» Instructions for the task:
For the records below, output each line exactly as it appears, from the first through the line with "lzx_ctx *c = new (std::nothrow) lzx_ctx;".

» Dataset excerpts:

extern "C" int lzx_create(lzx_handle *out, int device_id)
{
    if (!out) LZX_FAIL(LZX_ERR_ARG, "lzx_create: null out");
    *out = nullptr;
    int count = 0;
    LZX_HIP(hipGetDeviceCount(&count));
    if (device_id < 0 || device_id >= count)
        LZX_FAIL(LZX_ERR_ARG, "lzx_create: device %d not present (%d visible)", device_id, count);
    LZX_HIP(hipSetDevice(device_id));
    lzx_ctx *c = new (std::nothrow) lzx_ctx;
    if (!c) LZX_FAIL(LZX_ERR_NOMEM, "lzx_create: host allocation failed");
    c->device = device_id;
    hipDeviceProp_t prop;
    hipError_t e = hipGetDeviceProperties(&prop, device_id);
    if (e == hipSuccess) e = hipStreamCreateWithFlags(&c->stream, hipStreamNonBlocking);
    if (e == hipSuccess) e = hipEventCreate(&c->ev_a);
    if (e == hipSuccess) e = hipEventCreate(&c->ev_b);
    if (e == hipSuccess) e = hipEventCreateWithFlags(&c->ev_phase, hipEventDisableTiming);
    if (e == hipSuccess) e = hipStreamCreateWithFlags(&c->stream2, hipStreamNonBlocking);
    if (e == hipSuccess) e = hipEventCreateWithFlags(&c->ev_phase2, hipEventDisableTiming);
    if (e == hipSuccess) e = hipStreamCreateWithFlags(&c->stream3, hipStreamNonBlocking);
    if (e == hipSuccess) e = hipEventCreateWithFlags(&c->ev_fork, hipEventDisableTiming);
    if (e == hipSuccess) e = hipEventCreateWithFlags(&c->ev_join, hipEventDisableTiming);
    if (e == hipSuccess) e = hipEventCreateWithFlags(&c->ev_q, hipEventDisableTiming);
    if (e == hipSuccess) e = hipEventCreateWithFlags(&c->ev_c0, hipEventDisableTiming);
    if (e == hipSuccess) e = hipEventCreateWithFlags(&c->ev_c1, hipEventDisableTiming);
    if (e == hipSuccess) e = hipMalloc(reinterpret_cast<void **>(&c->d_scal), sizeof(double) * (8 + 64));
    if (e != hipSuccess) {
        lzx_set_error("lzx_create: %s", hipGetErrorString(e));
        lzx_destroy(c);
        return LZX_ERR_HIP;
    }
    c->cu_count = prop.multiProcessorCount > 0 ? prop.multiProcessorCount : 256;
    *out = c;
    return LZX_OK;
}

extern "C" void lzx_destroy(lzx_handle c)
{
    if (!c) return;
    (void)hipSetDevice(c->device);
    if (c->stream) (void)hipStreamSynchronize(c->stream);
    lzx_graph_release(c);
    lzx_comm_release(c);
    if (c->d_alpha) (void)hipFree(c->d_alpha);
    if (c->d_beta) (void)hipFree(c->d_beta);
    if (c->d_scal) (void)hipFree(c->d_scal);
    if (c->d_iso) (void)hipFree(c->d_iso);
    if (c->d_Qf) (void)hipFree(c->d_Qf);
    for (double *&r : c->d_ring) { if (r) (void)hipFree(r); r = nullptr; }
    for (double *&r : c->d_ymon) { if (r) (void)hipFree(r); r = nullptr; }
    for (hipEvent_t ev : c->ev_pool) (void)hipEventDestroy(ev);
    for (hipEvent_t ev : {c->ev_a, c->ev_b, c->ev_phase, c->ev_phase2, c->ev_fork, c->ev_join, c->ev_q, c->ev_c0, c->ev_c1})
        if (ev) (void)hipEventDestroy(ev);
    if (c->stream2) { (void)hipStreamSynchronize(c->stream2); (void)hipStreamDestroy(c->stream2); }
    if (c->stream3) { (void)hipStreamSynchronize(c->stream3); (void)hipStreamDestroy(c->stream3); }
    if (c->stream) (void)hipStreamDestroy(c->stream);
    delete c;
}

enum : unsigned { OPT_PRODUCT = 1, OPT_KNOB = 2, OPT_SHAPE = 4, OPT_LOOP = 8 };
struct Option {
    const char *name;
    int64_t lzx_ctx::*field;
    unsigned flags;
};
static const Option g_options[] = {
    {"hub_entries", &lzx_ctx::hub_opt, OPT_PRODUCT},
    {"propagation_blocking", &lzx_ctx::pb_opt, OPT_PRODUCT},
    {"overlap_exchange", &lzx_ctx::overlap_opt, OPT_PRODUCT},
    {"lazy_normalisation", &lzx_ctx::lazy_opt, OPT_PRODUCT},
    {"sparse_exchange", &lzx_ctx::sparse_opt, OPT_PRODUCT},
    {"exchange_fp32", &lzx_ctx::xfp32_opt, OPT_PRODUCT},
    {"timing_marks_every", &lzx_ctx::marks_every_opt, OPT_PRODUCT},
    {"reorthogonalise", &lzx_ctx::reorth_opt, OPT_PRODUCT | OPT_LOOP},
    {"basis_fp32", &lzx_ctx::qf32_opt, OPT_PRODUCT | OPT_LOOP},
    {"reference_order", &lzx_ctx::ref_order_opt, OPT_PRODUCT | OPT_LOOP},
    {"operator", &lzx_ctx::op_opt, OPT_PRODUCT | OPT_LOOP},
    {"placement_trials", &lzx_ctx::place_opt, OPT_PRODUCT},
    {"sharded_ingest", &lzx_ctx::shard_opt, OPT_PRODUCT},
    {"pb_reduce", &lzx_ctx::pb_reduce_opt, OPT_SHAPE | OPT_KNOB},
    {"pb_target", &lzx_ctx::pb_target_opt, OPT_SHAPE | OPT_KNOB},
    {"pb_unit", &lzx_ctx::pb_unit_opt, OPT_SHAPE | OPT_KNOB},
    {"pb_column_band", &lzx_ctx::pb_cb_opt, OPT_SHAPE | OPT_KNOB},
    {"pb_run_align", &lzx_ctx::pb_align_opt, OPT_SHAPE | OPT_KNOB},
    {"pb_taper", &lzx_ctx::pb_taper_opt, OPT_SHAPE | OPT_KNOB},
    {"pb_dyn_share", &lzx_ctx::pb_dyn_opt, OPT_SHAPE | OPT_KNOB},
    {"pb_carry_scan", &lzx_ctx::pb_scan_opt, OPT_SHAPE},
    {"pb_scatter_nt", &lzx_ctx::pb_scatter_nt_opt, OPT_SHAPE},
    {"pb_gather_grid", &lzx_ctx::pb_grid_cap_opt, OPT_SHAPE | OPT_KNOB},
    {"pb_gather_nt", &lzx_ctx::pb_gather_nt_opt, OPT_SHAPE | OPT_KNOB},
    {"spmv_wgs", &lzx_ctx::spmv_wgs_opt, OPT_SHAPE | OPT_KNOB},
    {"pb_group", &lzx_ctx::pb_group_opt, OPT_SHAPE | OPT_KNOB},
    {"pb_group_force", &lzx_ctx::pb_group_force_opt, OPT_SHAPE | OPT_KNOB},
    {"narrow_slices", &lzx_ctx::narrow_opt, OPT_SHAPE | OPT_KNOB},
    {"tie_sort", &lzx_ctx::tie_sort_opt, OPT_SHAPE | OPT_KNOB},
    {"long_row", &lzx_ctx::long_row_opt, OPT_SHAPE | OPT_KNOB},
    {"item_len", &lzx_ctx::item_opt, OPT_SHAPE | OPT_KNOB},
    {"exchange_at_world_1", nullptr, OPT_SHAPE | OPT_KNOB},
    {"isolated_rows", &lzx_ctx::iso_opt, OPT_SHAPE | OPT_KNOB},
    {"unnormalised_basis", &lzx_ctx::basis_u_opt, OPT_SHAPE | OPT_KNOB},
    {"fuse_staged", &lzx_ctx::fuse_opt, OPT_SHAPE | OPT_KNOB},
    {"start_vector_scan", &lzx_ctx::x0_scan_opt, OPT_SHAPE | OPT_KNOB},
    {"defer_finish", &lzx_ctx::defer_opt, OPT_SHAPE | OPT_KNOB},
    {"multi_row_chunk", &lzx_ctx::multi_chunk_opt, OPT_SHAPE},
    {"eig_basis_bytes", &lzx_ctx::eig_basis_cap_opt, OPT_SHAPE},
    {"solve_state_bytes", &lzx_ctx::solve_cap_opt, OPT_SHAPE},
    {"solve_poll", &lzx_ctx::solve_poll_opt, OPT_SHAPE},
    {"bfs_state_bytes", &lzx_ctx::bfs_cap_opt, OPT_SHAPE},
    {"tri_long_list", &lzx_ctx::tri_long_opt, OPT_SHAPE},
    {"tri_state_bytes", &lzx_ctx::tri_cap_opt, OPT_SHAPE},
    {"core_long_row", &lzx_ctx::core_long_opt, OPT_SHAPE},
    {"core_state_bytes", &lzx_ctx::core_cap_opt, OPT_SHAPE},
    {"truss_long_row", &lzx_ctx::truss_long_opt, OPT_SHAPE},
    {"truss_state_bytes", &lzx_ctx::truss_cap_opt, OPT_SHAPE},
    {"color_long_row", &lzx_ctx::color_long_opt, OPT_SHAPE},
    {"lpa_group_row", &lzx_ctx::lpa_group_opt, OPT_SHAPE},
    {"lpa_table_row", &lzx_ctx::lpa_table_opt, OPT_SHAPE},
    {"lpa_state_bytes", &lzx_ctx::lpa_cap_opt, OPT_SHAPE},
#ifdef LZX_DEBUG_KNOBS
    {"wgs_per_cu", &lzx_ctx::wgs_per_cu_opt, OPT_KNOB},
    {"nt_index_loads", &lzx_ctx::nt_opt, OPT_KNOB},
    {"side_stream", &lzx_ctx::side_opt, OPT_KNOB},
    {"pb_stamps", &lzx_ctx::pb_stamps_opt, OPT_KNOB},
    {"pb_order", &lzx_ctx::pb_order_opt, OPT_KNOB},
    {"spmv_deep", &lzx_ctx::deep_opt, OPT_KNOB},
    {"stage_burst", &lzx_ctx::burst_opt, OPT_KNOB},
    {"vec_blocks_per_cu", &lzx_ctx::vec_per_cu_opt, OPT_KNOB},
    {"pb_gather_waves", &lzx_ctx::pb_gwaves_opt, OPT_KNOB},
    {"phase_mask", &lzx_ctx::phase_mask_opt, OPT_KNOB},
#endif
};

static const Option *find_option(const char *name, unsigned accepted)
{
    for (const Option &o : g_options)
        if ((o.flags & accepted) && !strcmp(name, o.name)) return &o;
    return nullptr;
}

static void store_option(lzx_ctx *c, const Option &o, int64_t value)
{
    if (!o.field) c->force_multi = value > 0;
    else if (o.field == &lzx_ctx::shard_opt) c->shard_opt = value < 0 ? 0 : value;
    else c->*o.field = value;
}

extern "C" int lzx_set_option(lzx_handle c, const char *name, int64_t value)
{
    if (!c || !name) LZX_FAIL(LZX_ERR_ARG, "lzx_set_option: bad argument");
#ifdef LZX_DEBUG_KNOBS
    const Option *o = find_option(name, OPT_PRODUCT | OPT_KNOB);
#else
    const Option *o = find_option(name, OPT_PRODUCT);
#endif
    const bool loop_option = o && (o->flags & OPT_LOOP);
    if (o && o->field == &lzx_ctx::op_opt && value != LZX_OP_ADJACENCY && value != LZX_OP_LAPLACIAN)
        LZX_FAIL(LZX_ERR_ARG, "lzx_set_option: operator must be LZX_OP_ADJACENCY (0) or LZX_OP_LAPLACIAN (1), got %lld", (long long)value);
    if (c->d_row_ptr && !loop_option) LZX_FAIL(LZX_ERR_STATE, "options must be set before the graph is handed over");
    if (!o) LZX_FAIL(LZX_ERR_ARG, "lzx_set_option: unknown option '%s'", name);
    if (loop_option) c->k_prep = 0;
    store_option(c, *o, value);
    return LZX_OK;
}

extern "C" int lzx_test_set_shape(lzx_handle c, const char *name, int64_t value)
{
    if (!c || !name) LZX_FAIL(LZX_ERR_ARG, "lzx_test_set_shape: bad argument");
    if (c->d_row_ptr) LZX_FAIL(LZX_ERR_STATE, "shapes must be set before the graph is handed over");
    const Option *o = find_option(name, OPT_SHAPE);
    if (!o) LZX_FAIL(LZX_ERR_ARG, "lzx_test_set_shape: unknown shape '%s'", name);
    store_option(c, *o, value);
    return LZX_OK;
}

» Written response:
extern "C" int lzx_create(lzx_handle *out, int device_id)
{
    if (!out) LZX_FAIL(LZX_ERR_ARG, "lzx_create: null out");
    *out = nullptr;
    int count = 0;
    LZX_HIP(hipGetDeviceCount(&count));
    if (device_id < 0 || device_id >= count)
        LZX_FAIL(LZX_ERR_ARG, "lzx_create: device %d not present (%d visible)", device_id, count);
    LZX_HIP(hipSetDevice(device_id));
    lzx_ctx *c = new (std::nothrow) lzx_ctx;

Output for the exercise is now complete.